• Brief
Only the lines from the one containing "for (uint32_t u" through the final line of the entries below are wanted, each copied exactly.

• Data provided
static __global__ __launch_bounds__(1024) void radix_pair_unitsum_kernel(const uint32_t* __restrict__ t2,
                                                                  const uint32_t* __restrict__ table_l,
                                                                  const uint32_t* __restrict__ totals_l,
                                                                  uint32_t* __restrict__ table_f, uint2* __restrict__ ranges,
                                                                  uint32_t n, PassPlan* plan, uint32_t pass,
                                                                  uint32_t shift = 0, uint32_t mask = 0, uint32_t plan_flags = 0)
{
    if (plan->off[pass])
    {
        if (blockIdx.x == 0 && threadIdx.x == 0) plan->skip[pass] = kSkipWithoutCounting;
        return;
    }
    if (plan->pair_fallback[pass]) return;
    shift -= plan->shift_down[pass];
    if ((plan_flags & kPlanShortcut) && plan_digit_is_constant(plan, shift, mask))
    {
        if (blockIdx.x == 0 && threadIdx.x == 0) plan->skip[pass] = kSkipWithoutCounting;
        return;
    }
    __shared__ uint32_t base[kPairRadix + 1];
    __shared__ uint32_t tmp[16];
    __shared__ uint32_t found[2];
    __shared__ uint32_t part[32][kPairRadix];
    const uint32_t tid = threadIdx.x;
    const uint32_t nb = gridDim.x, w = blockIdx.x;
    if (w == 0 && tid == 0) plan->skip[pass] = 0;
    pair_unit_bases<kPairRadix>(totals_l, n, base, tmp);
    uint32_t edge[2], edge_start[2];
    pair_find_run<kPairRadix>(table_l, nb, base, found, n, w, nb, edge, edge_start);

    if (edge[1] - edge[0] > kPairMaxRunUnits)
    {
        if (tid == 0) plan->pair_fallback[pass] = 1;
        return;
    }
    const uint32_t g = tid >> 5, q = tid & 31u;
    uint32_t acc[8] = {0, 0, 0, 0, 0, 0, 0, 0};
    const uint4* rows = reinterpret_cast<const uint4*>(t2);
#pragma unroll 4
    for (uint32_t u = edge[0] + g; u < edge[1]; u += 32)
    {
        const uint4 v = rows[(size_t) u * (kPairRowWords / 4) + q];
        acc[0] += v.x & 0xFFFFu, acc[1] += v.x >> 16, acc[2] += v.y & 0xFFFFu, acc[3] += v.y >> 16;
        acc[4] += v.z & 0xFFFFu, acc[5] += v.z >> 16, acc[6] += v.w & 0xFFFFu, acc[7] += v.w >> 16;
    }
#pragma unroll
    for (int k = 0; k < 8; k++) part[g][8 * q + k] = acc[k];
    __syncthreads();
    if (tid < kPairRadix)
    {
        uint32_t c = 0;
#pragma unroll
        for (int k = 0; k < 32; k++) c += part[k][tid];
        table_f[(size_t) tid * nb + w] = c;
    }
    if (tid == 0) ranges[w] = make_uint2(edge_start[0], edge_start[1]);
}

constexpr uint32_t kPairSub = 16;
constexpr uint32_t kPair4Radix = 16;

• Solution for this problem
    for (uint32_t u = edge[0] + g; u < edge[1]; u += 32)
    {
        const uint4 v = rows[(size_t) u * (kPairRowWords / 4) + q];
        acc[0] += v.x & 0xFFFFu, acc[1] += v.x >> 16, acc[2] += v.y & 0xFFFFu, acc[3] += v.y >> 16;
        acc[4] += v.z & 0xFFFFu, acc[5] += v.z >> 16, acc[6] += v.w & 0xFFFFu, acc[7] += v.w >> 16;
    }
#pragma unroll
    for (int k = 0; k < 8; k++) part[g][8 * q + k] = acc[k];
    __syncthreads();
    if (tid < kPairRadix)
    {
        uint32_t c = 0;
#pragma unroll
        for (int k = 0; k < 32; k++) c += part[k][tid];
        table_f[(size_t) tid * nb + w] = c;
    }
    if (tid == 0) ranges[w] = make_uint2(edge_start[0], edge_start[1]);
}

constexpr uint32_t kPairSub = 16;
constexpr uint32_t kPair4Radix = 16;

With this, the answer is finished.